(Saved entries)
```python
@register_module
class MotionDiffusion(torch.nn.Module):

    profile_phases = False
    rotation_lanes = None
    form_lanes = None
    _cur_rot = None
    _last_state = None

    def __init__(self, model=None, loss_recon=None, loss_gen=None, loss_contact=None, loss_laplace=None,
                 diffusion_train=None, diffusion_test=None, init_cfg=None, inference_type="ddpm",
                 genloss_acceleration_weight=True, genloss_hands_weight=2, genloss_smooth=True,
                 body_part_lossweights=None, device="cuda", precision="bf16", lanes=2, sample_lanes=None, session_options=None,
                 vae_options=None, async_results=False, slots=2, max_inflight=2, cobatch_lanes="batch", base_lanes=8,
                 batch_lanes=4, lane_streams=None, calibrate_lanes=True, decode_stream=False, dynamic_forms=False, dynamic_budget=None, invert_alone_wide=True, tail_glue=True,
                 cache_exemplar_latents=True, exemplar_cache_bytes=8 << 30, skip_clip_encode=True, grouped_decode=True,
                 grouped_drain=True, **kwargs):
        super().__init__()
        self.grouped_drain = bool(grouped_drain)
        self.grouped_decode = bool(grouped_decode)
        self.cache_exemplar_latents, self.exemplar_cache_bytes = bool(cache_exemplar_latents), int(exemplar_cache_bytes)
        self.skip_clip_encode = bool(skip_clip_encode)
        self.model = build_submodule(model, device=device, **kwargs)
        dt = dict(diffusion_test)
        self.schedule = sched_mod.Schedule(beta_scheduler=dt["beta_scheduler"], diffusion_steps=dt["diffusion_steps"],
                                           respace=dt.get("respace"))
        capi.require(dt.get("model_mean_type", "start_x") == "start_x" and dt.get("classifier_free_guidance_scale", 0) == 0,
                "unsupported argument: requires dt.get(\"model_mean_type\", \"start_x\") == \"start_x\" and dt.get(\"classifier_free_guidance_scale\", 0) == 0")
        self.inference_type = inference_type
        capi.require(inference_type in ("ddim", "ddpm"), "inference_type is 'ddim' (shipped config) or 'ddpm'")
        self.device, self.precision = torch.device(device), precision
        self.training = False
        self.session_options, self.vae_options = dict(session_options or {}), dict(vae_options or {})
        self.vae_options.setdefault("grouped_decode", self.grouped_decode)
        self._state = None
        self._sessions = {}
        self._graphs = {}
        self.use_graphs = True
        self.graph_captures = self.graph_cross_stream_waits = 0
        self._jitter = None
        self.phase_ms = {}
# ... 356 lines not shown
        motion_mask = gre.latent_mask(kwargs["motion_mask"].float())
        T = motion_mask.shape[1]
        n_lat = (T - 3) // 4
        up_i, ha_i, fa_i, lt_i = (list(range(0, n_lat)), list(range(n_lat + 1, 2 * n_lat + 1)),
                                  list(range(2 * n_lat + 2, 3 * n_lat + 2)), list(range(3 * n_lat + 3, T)))
        qmask = torch.ones_like(motion_mask)
        for r in ((T - 3) // 4, 2 * (T - 3) // 4, 3 * (T - 3) // 4):
            qmask[:, r] = 0
        query_masks = {c: qmask for c in denoiser.CONDS}

        plan = self._lane_plan(B)
        plan_s = self._lane_plan(B, self.sample_lanes)
        main = torch.cuda.current_stream()
        run_async = self.async_results and self.slots > 1 and not self.profile_phases
        cob = self._cob if run_async else None
        pid = None
        if cob is not None and cob.get("lane") is not None:
            self._lane_plan(B)
            n_rot = self.rotation_lanes or (self.batch_lanes if use_inversion else self.base_lanes)
            n_rot = max(1, min(int(n_rot), len(self._lane_streams)))
            self._cur_rot = self.form_lanes or n_rot
            pid = cob["lane"] % n_rot
            plan = plan_s = [(pid, self._lane_streams[pid], 0, B)]
        if run_async:
            self._slot = self._take_slot(pid, main, self._lanes_of(plan, plan_s))
        else:
            self._slot = 0
            self._wait_slot(main, self._lanes_of(plan, plan_s), 0)
        gre.concurrent_parts(not run_async and not self.use_graphs)
        word, audio, spk = kwargs["word"], kwargs["audio"], kwargs["speaker_ids"]
        with self._phase("conditions"):
            for lane, stream, b0, b1 in ([] if cob is not None else plan_s):
                cstream = main if run_async else stream
                cstream.wait_stream(main)
                with torch.cuda.stream(cstream):
                    self._sample_conditions(lane, b0, b1, word, audio, spk, motion_mask, qmask)
        with self._phase("vae_encode"):
            if self.skip_clip_encode and not self.training:
                tr_rel = gre.relative_trans(kwargs["motion_upper"], kwargs["motion_lower"], kwargs["motion_face"],
                                            kwargs["motion_hands"], f(kwargs["trans"]))
                capi.require(4 * (kwargs["motion_upper"].shape[1] // gre.frame_chunk_size) + 3 == T,
                             "unsupported argument: requires motion.shape[1] == T")
            else:
                motion, tr_rel = gre.encode_device_graphed(
                    f(kwargs["motion_upper"]), f(kwargs["motion_lower"]), f(kwargs["motion_face"]), f(kwargs["motion_hands"]),
                    f(kwargs["trans"]), f(kwargs["facial"]), f(kwargs["contact"]), [f(e) for e in eps_list])
                capi.require(motion.shape[1] == T, "unsupported argument: requires motion.shape[1] == T")
# ... 127 lines not shown

    def flush(self):
        cob, self._cob = self._cob, dict(lane=0)
        try:
            self._finish_pending()
        finally:
            self._cob = cob
        out = list(self._ready)
        self._ready.clear()
        return out

    def _finish_alone(self, st):
        main = st.main = torch.cuda.current_stream()
        st.slot = self._take_slot(st.pid, main, self._lanes_of(st.plan_s))
        for lane, stream, b0, b1 in st.plan_s:
            self._sample_conditions(lane, b0, b1, st.word, st.audio, st.spk, st.motion_mask, st.qmask)
        self._sampling_pass(st)
        return self._tail(st)

    def _pending_upto(self, seq):
        return sorted((p for p in self._pend if self._pend[p].seq <= seq), key=lambda p: self._pend[p].seq)

    def _finish_pending(self, upto=None, resume=None):
        sts = [self._pend.pop(p) for p in self._pending_upto(float("inf") if upto is None else upto)]
        group = self._drain_group(sts) if self.grouped_drain else []
        if group:
            self._drain_grouped(group)
        for st in sts:
            self._ready.append(self._tail(st) if any(st is g for g in group) else self._finish_alone(st))
        if resume is not None:
            self._slot = self._slots[resume.pid] = resume.slot

    DRAIN_SLOT = 0

    def _drain_group(self, sts):
        sett = lambda st: (st.T, st.S, bool(st.use_insertion_guidance), tuple(int(v) for v in st.guidance_iters), float(st.guidance_lr))

        def alone_on_a_lane(st):
            return (st.run_async and st.via_submit and not st.ddpm and st.prev_future is None and st.plan == st.plan_s
                    and len(st.plan_s) == 1 and tuple(st.plan_s[0][2:]) == (0, st.B))

        def one_sequence_form(st):
            o = self._session_opts(st.B, "sample", st.plan_s[0][0])
            return (self._runs_seq_engine(o) and not o.get("seq_pairs") and not o.get("seq_duo") and not o["seq_twin"] and "lane_dyn" not in o
                    and o["tail_glue"] and sampler.TAIL_GLUE and self.model.weights.h.recorder is None)
        if self.precision != "bf16":
# ... 46 lines not shown
        ins = {}
        for tag, (word, audio, spk, mask, qm) in (("a", a), ("b", b)):
            ins["word_" + tag], ins["audio_" + tag] = word.to(dev).float(), audio.to(dev).float()
            ins["spk_" + tag], ins["mask_" + tag] = spk.to(dev).long(), mask.to(dev).float()
            for c in denoiser.CONDS:
                ins["q_%s_%s" % (c, tag)] = qm[c].to(dev).float()

        def run(st):
            for tag, off, fin in (("a", 0, False), ("b", n_a, True)):
                sess.set_conditions(st["word_" + tag], st["audio_" + tag], st["spk_" + tag], st["mask_" + tag],
                                    {c: st["q_%s_%s" % (c, tag)] for c in denoiser.CONDS}, offset=off, finalize=fin)
            return ()
        self._graph_run(key + tuple(tuple(v.shape) for v in ins.values()), ins, run, owner=own)

    def _submit_chain(self, st):
        pend, S, T, D, dev = self._pend.get(st.pid), st.S, st.T, st.D, self.device
        lanes = [(lane, stream, b0, b1, self._exemplars(st, b0, b1)) for lane, stream, b0, b1 in st.plan] if st.use_inversion else []
        so = self.session_options
        groups_ok = self.precision == "bf16" and (self._runs_seq_engine(so) or so.get("styl_prepass", True))
        can_defer = (groups_ok and st.use_inversion and not st.visualize_inversion and not st.ddpm and st.plan == st.plan_s
                     and all(ex for *_, ex in lanes))
        same = pend is not None and can_defer and (pend.B, pend.T) == (st.B, st.T) and \
            [(b0, b1) for _, _, b0, b1 in pend.plan] == [(b0, b1) for _, _, b0, b1 in st.plan]
        if pend is not None and not same:
            self._finish_pending(pend.seq, resume=st)
            pend = None
        if not can_defer:
            self._finish_pending(resume=st)
            for lane, stream, b0, b1 in st.plan_s:
                self._sample_conditions(lane, b0, b1, st.word, st.audio, st.spk, st.motion_mask, st.qmask)
            self._inversion_pass(st)
            self._sampling_pass(st)
            self._ready.append(self._tail(st))
            return None
        if pend is None:
            self._inversion_pass(st)
            for lane, stream, _, _ in st.plan:
                self._slot_done[(lane, st.slot)] = [stream.record_event()]
            self._pend[st.pid] = st
            return None
        main = st.main
        self._fill_prev(pend, main)
        guided = pend.use_insertion_guidance
        gi, lr = tuple(int(v) for v in pend.guidance_iters), float(pend.guidance_lr)
        work = []
        for lane, stream, b0, b1, ex in lanes:
            Bl = b1 - b0
            Ep, cat = self._exemplar_inputs(st, ex, main)
            okey = (Bl + Ep, "cobatch", lane, self._slot)
            sess = self._session(Bl + Ep, "cobatch", lane)
            eqm = exemplar_query_masks(st.qmask, [b for b, _ in ex], Ep)
            self._set_conditions_pair(
                sess, ("cond2", Bl, Ep, lane, self._slot), okey,
                (pend.word[b0:b1], pend.audio[b0:b1], pend.spk[b0:b1], pend.motion_mask[b0:b1], {c: pend.qmask[b0:b1] for c in denoiser.CONDS}),
                (cat("retr_text"), cat("retr_audio"), cat("retr_spkid"), cat("retr_motion_mask"), eqm), Bl)
            work.append((lane, stream, b0, b1, ex, Ep, sess, okey, cat("retr_motion_latent").float().contiguous()))
        for lane, stream, b0, b1, ex, Ep, sess, okey, x_e in work:
            Bl = b1 - b0
            stream.wait_stream(main)
            self._used_on(stream, pend.x, pend.in_seq, pend.inseq_noise, pend.invl, pend.x_out, x_e, st.start_noise, st.invl, st.qmask)
            with torch.cuda.stream(stream):
                sl = lambda t, dim: lane_rows(t, dim, b0, b1)
                ins = dict(xa=sl(pend.x, 0), in_seq=sl(pend.in_seq, 0), noise=sl(pend.inseq_noise, 1),
                           invl=sl(pend.invl, 1) if guided else None, xb=x_e)

                def loop(s, sess=sess, Bl=Bl, Ep=Ep):
                    x_all = torch.cat([s["xa"], s["xb"]], dim=0).contiguous()
                    out_b = torch.empty(S, Ep, T, D, device=dev)
                    sampler.cobatched_loop(sess, x_all, Bl, out_b, inverted_a=s["invl"], guidance_iters=gi, guidance_lr=lr,
                                           inseq_noise_a=s["noise"], in_seq_a=s["in_seq"], tail_glue=self.tail_glue)
                    return x_all[:Bl], out_b
                key = ("cobatch", Bl, Ep, lane, T, self._slot, guided, pend.in_seq is not None, gi, lr, self.tail_glue)
                xl, inv = self._graph_run(key, ins, loop, owner=okey)
                pend.x_out[b0:b1].copy_(xl)
                self._splice(st, ex, inv, Ep)
                self._zero_prev_rows(st, b0, b1)
        pend.main, pend.slot = main, self._slot
        self._ready.append(self._tail(pend))
        self._pend[st.pid] = st
        return None

    def _exemplars(self, st, b0, b1):
        return [(b, q) for b in range(b0, b1) for q in st.retrieval_dict["retr_uncropped_latents"][b].keys()]

    def _exemplar_inputs(self, st, ex, stream):
        dev = self.device
        Ep = bucket(len(ex))
        lat = lambda b, q: st.retrieval_dict["retr_uncropped_latents"][b][q]

        def cat(key):
            parts = [lat(b, q)[key].to(dev) for b, q in ex]
            self._used_on(stream, *parts)
            return pad_rows(torch.cat(parts, dim=0), Ep)
        return Ep, cat

    def _splice(self, st, ex, inv, Ep):
        h, rd = self.model.weights.h, st.retrieval_dict
        lvl = st.inversion_start_time % st.S
        rows = []
        for e, (b, q_idx) in enumerate(ex):
            r0, r1 = rd["retr_startends"][b][q_idx]
            q0, q1 = rd["query_startends"][b][q_idx]
            capi.require(r1 - r0 == q1 - q0, "unsupported argument: requires r1 - r0 == q1 - q0")
# ... 136 lines not shown
```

To do: Check the lines above and copy each one that includes "ddpm".

Reply to the task:
                 diffusion_train=None, diffusion_test=None, init_cfg=None, inference_type="ddpm",
        capi.require(inference_type in ("ddim", "ddpm"), "inference_type is 'ddim' (shipped config) or 'ddpm'")
            return (st.run_async and st.via_submit and not st.ddpm and st.prev_future is None and st.plan == st.plan_s
        can_defer = (groups_ok and st.use_inversion and not st.visualize_inversion and not st.ddpm and st.plan == st.plan_s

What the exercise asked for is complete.